I am trying to add data to an rtree virtual table in sqlite but it changes the number from the 6th decimal place. I am saving a 7 decimal place number in the x values and it is not committing the exact number I tell it to.
RTREE was originally envisioned as an index, not as the primary data store.The idea is that if you have high-precision location information, you canstore that separately, either in a separate table or inAuxiliary Columns of theRTREE. The RTREE helps you to narrow down your search for records to asmall subset of the total table, but you might still need to check all the values in the results of an RTREE query to ensure that each row reallydoes meet your constraints.
DOWNLOAD ✒ https://t.co/yNRvmnWzXt
RTREE is designed such that the precision limitations of 32-bit floatsmight cause extra rows to appear in the result, if those rows are righton the edge, but rounding errors willnever exclude rows that ought to be in the result.
I doubt this is an SQLite problem, but from a whole lot of experience doing this sort of thing (one of our major systems do human and vehicle tracking), I can tell you that most GPS systems are not that accurate (7th decimal defines a negligible earth distance near the equator, if I recall correctly
I think a normal 32-bit Float (also called "Single") is only accurate to about 7/8 digits, and this translates badly to LAT/LON storage due to the degree range - that's 7 decimals for a value < 10, 6 decimals for a value < 100 and only 5 decimals accurate above 100. I'm quoting from memory so forgive me if one of these statements are not exact.
Latitude only goes from -90 to 90 (though anything over +/-87.5 becomes nonsense on the Google Mercator) so it's always 6 decimals+ accurate, Longitude is accurate as long as you are close to Greenwhich, but over 100deg or before -100 it gets only 5 decimals of accuracy, etc. 64-bit Floats give about 16 digits precision I think, which obliterates the problem, and as far as I know SQLite will store floats as 64bit whenever needed, so this sounds to me like a 32-bit Float problem on the reading side - what API are you using to read the values, and what size float do you store the value in within your application? Are any of these done in a 32bit Float variable?
as far as I know SQLite will store floats as 64bit whenever needed, so this sounds to me like a 32-bit Float problem on the reading side - what API are you using to read the values, and what size float do you store the value in within your application? Are any of these done in a 32bit Float variable?
The min/max-value pair columns are stored as 32-bit floating point values for "rtree" virtual tables or as 32-bit signed integers in "rtree_i32" virtual tables. Unlike regular SQLite tables which can store data in a variety of datatypes and formats, the R*Tree rigidly enforce these storage types. If any other type of value is inserted into such a column, the r-tree module silently converts it to the required type before writing the new record to the database.
Would a 64-bit version of the RTREE module ever be on the cards? While GPS measurement devices are rarely more accurate (as mentioned), we've found trying to place things in a World map on small scale (within a room, say) to be quite handy, and that wouldn't be possible at 32-Bit accuracy.
It's not a strong feature request - We do not use SQLite for the system I mentioned (as my ignorance w.r.t. rtree format clearly shows), but I was imagining an exportable SQLite file format, which in turn would benefit from rtree, but none of that left the drawing board yet. The OP's situation may also benefit.

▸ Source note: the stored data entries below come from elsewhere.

struct SdPlan { int f, bits, slot, kbits, cbits; uint64_t bytes; };
static bool sd_plan(const lrm_index *idx, uint64_t free_b, SdPlan *pl) {
    const LrmIndexTune &tu = idx->itune;
    const uint64_t L = idx->view.length;
    const int S = tu.sd_len;
    if (tu.sd == 0 || !idx->cpl_ok || L < 64 || idx->view.con_len != L) return false;
    int kbits = 1;
    while ((1ull << kbits) < L) ++kbits;
    for (int f = 4; f >= 2; f -= 2) {
        if (tu.sd_f && tu.sd_f != f) continue;
        const int slot = f == 4 ? 8 : 6, lf = f == 4 ? 2 : 1;
        const double target = f == 4 ? 2.2 : 6.0;
        int bits = 10;
        while ((double) f * (double) L / (double) (1ull << bits) > target && bits < 34) ++bits;
        if (tu.sd_bits) bits = tu.sd_bits;
        const int CL2 = 2 * (S - f + 1);
        if (bits > CL2) bits = CL2;
        if (bits < 11) bits = 11;
        if (bits < CL2 - 31) bits = CL2 - 31;
        const int tb = lf + 2 * (f - 1) + (CL2 - bits);
        int cbits = (slot == 8 ? 63 : 48) - tb - kbits;
        if (cbits < (tu.sd_bits ? 2 : 4) || tb > 40) continue;
        if (cbits > 24) cbits = 24;
        if (tu.sd_cbits && tu.sd_cbits < cbits) cbits = tu.sd_cbits;
        const uint64_t bytes = 64ull << bits;
        const uint64_t spare = bytes >= (32ull << 30) ? (40ull << 30) : (8ull << 30);
        if (tu.sd < 0 && ((uint64_t) free_b < bytes + bytes / 8 + spare || (tu.lc_long_max >= 13 && bytes > (16ull << 30)))) continue;
        pl->f = f; pl->bits = bits; pl->slot = slot; pl->kbits = kbits; pl->cbits = cbits; pl->bytes = bytes;
        return true;
    }
    return false;
}
static int sd_build(lrm_index *idx, const SdPlan &pl) {
    uint64_t *d = nullptr, *ovf = nullptr, *tab = nullptr;
    uint32_t *claimed = nullptr;
    unsigned long long *n_ovf = nullptr;
    const char *why = "";
    unsigned long long n = 0;
    auto give_up = [&]() {
        if (idx->mtune.verbose) fprintf(stderr, "[lrm] seed table (share %d, 2^%d lines, %d-byte slots) not built: %s (side entries %llu)\n", pl.f, pl.bits, pl.slot, why, n);
        if (d) (void) hipFree(d); if (ovf) (void) hipFree(ovf); if (tab) (void) hipFree(tab); if (n_ovf) (void) hipFree(n_ovf);
        if (claimed) (void) hipFree(claimed);
        (void) hipGetLastError(); return 0; };
    const uint64_t L = idx->view.length, lines = 1ull << pl.bits;
    uint64_t ovf_cap = lines / 4 + 4096;
    if (ovf_cap > (1ull << 30)) ovf_cap = 1ull << 30;
    if (idx->itune.sd_bits) ovf_cap = (uint64_t) pl.f * L + 4096;
    why = "no room for the table";
    if (hipMalloc(&d, pl.bytes) != hipSuccess) { d = nullptr; return give_up(); }
    why = "no room for the overflow list";
    if (hipMalloc(&ovf, ovf_cap * 16) != hipSuccess) { ovf = nullptr; return give_up(); }
    if (hipMalloc(&n_ovf, 8) != hipSuccess) { n_ovf = nullptr; return give_up(); }
    const uint64_t cl_bytes = ((L + 31) / 32 + 1) * 4;
    if (hipMalloc(&claimed, cl_bytes) != hipSuccess) { claimed = nullptr; return give_up(); }
    why = "memset failed";
    if (hipMemset(claimed, 0, cl_bytes) != hipSuccess) return give_up();
    hipLaunchKernelGGL(sd_clear_kernel, dim3(256 * 64), dim3(256), 0, 0, reinterpret_cast<ulonglong2 *>(d), pl.bytes / 16);
    if (hipGetLastError() != hipSuccess || hipMemset(n_ovf, 0, 8) != hipSuccess) return give_up();
    LrmIndexView sdv = idx->view;
    sdv.sd_len = idx->itune.sd_len; sdv.sd_f = pl.f; sdv.sd_bits = pl.bits; sdv.sd_kbits = pl.kbits; sdv.sd_slot = pl.slot; sdv.sd_cbits = pl.cbits;
    const uint64_t chunk = 1ull << 22;
    for (uint64_t b0 = 0, blocks = (L + 255) / 256; b0 < blocks; b0 += chunk) {
        const uint64_t nb = blocks - b0 < chunk ? blocks - b0 : chunk;
        hipLaunchKernelGGL(sd_build_kernel, dim3((uint32_t) nb), dim3(256), 0, 0, idx->view, sdv, d, b0 * 256, claimed, ovf, ovf_cap, n_ovf);
    }
    why = "build kernel failed";
    if (hipDeviceSynchronize() != hipSuccess) { give_up(); lrm_set_error("seed table build failed"); return -1; }
    why = "too many entries beside their lines";
    if (hipMemcpy(&n, n_ovf, 8, hipMemcpyDeviceToHost) != hipSuccess || n > ovf_cap) return give_up();
    uint64_t tslots = 1024;
    while (tslots < 2 * n) tslots <<= 1;
    why = "no room for the side table";
    if (hipMalloc(&tab, tslots * 16) != hipSuccess) { tab = nullptr; return give_up(); }
    if (hipMemset(tab, 0, tslots * 16) != hipSuccess) return give_up();
    if (n) hipLaunchKernelGGL(lclx_build_kernel, dim3((uint32_t) ((n + 255) / 256)), dim3(256), 0, 0, ovf, (uint64_t) n, tab, tslots - 1);
    if (hipDeviceSynchronize() != hipSuccess) { give_up(); lrm_set_error("seed table side build failed"); return -1; }
    (void) hipFree(ovf); (void) hipFree(n_ovf); (void) hipFree(claimed);
    idx->d_sd = d; idx->d_sdx = tab;
    idx->view.sd = d; idx->view.sdx = tab; idx->view.sdx_mask = tslots - 1;
    idx->view.sd_len = sdv.sd_len; idx->view.sd_f = pl.f; idx->view.sd_bits = pl.bits; idx->view.sd_kbits = pl.kbits; idx->view.sd_slot = pl.slot;
    idx->view.sd_cbits = pl.cbits;
    idx->sd_side_entries = n;
    if (idx->mtune.verbose) fprintf(stderr, "[lrm] seed table: %d positions per line, 2^%d lines, %d-byte slots, %d count bits, %llu side entries\n", pl.f, pl.bits, pl.slot, pl.cbits, n);
    return 0;
}

static int lcl_prepare_tables(lrm_index *idx, size_t free_b, bool have_sd);
int lrm_lcl_prepare_index(lrm_index *idx) {
    size_t free_b = 0, total_b = 0;
    if (hipMemGetInfo(&free_b, &total_b) != hipSuccess) { (void) hipGetLastError(); free_b = 0; }
    SdPlan sdp;
    const bool want_sd = sd_plan(idx, free_b, &sdp);
    if (want_sd) { const uint64_t need = sdp.bytes + sdp.bytes / 8; free_b = free_b > need ? free_b - need : 0; }
    const int rc_lcl = lcl_prepare_tables(idx, free_b, want_sd);
    if (rc_lcl) return rc_lcl;
    return want_sd ? sd_build(idx, sdp) : 0;
}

RTREE might still do calculations as floats, losing a part of that precision,
but as Richard explained, you can post-process the matches to use the full 32-bit precision,
instead of the 23-fraction-bits that remain from the IEEE float.
I don't think it translates like that exactly, depends on the minimum change in value that can be had from a Float32, and if memory serves it was around 3cm (rather than your 1.1cm), however, that is close enough for happiness and suffices for the next point.
3cm (or 1.1) that can be had using all 7 digits in the decimals only is plenty good enough at human scales [7 digits = .1234567], which is why 7 decimals is accurate enough and used almost universally when representing LAT/LONs. This also holds for longitude at the equator.
Apologies, I thought you had meant to try store Integer values into the current Float32 format (which won't work)... I did indeed not realise you advocated for changing the RTREE format to store 32bit Integers rather than floats (which would work, but if you going to go that far, why not just upgrade it to 64-bit floats?).
I'm not advocating to change anything, I'm working around the limited precision of 32-bits floats in this case,
to use the existing rtree_i32 variant, that uses integers instead of floats for storage (but not computation).
Which I explicitly linked to in my previous post. Sorry, I was apparently not clear enough.
The "location precision" of "decimal degrees at the equator" (this is the minimum -- as you get further away from the equator the "distance" covered by a degree diminishes from 60 nautical miles at the equator to 0 angstroms at the poles) looks like the following:
Here is the "minimum epsilon" values for the various IEEE754 floating point types (note that the epsilon for binary128 and binary256 show as zero because the number is smaller than can be represented in binary64 output to 17 decimal places).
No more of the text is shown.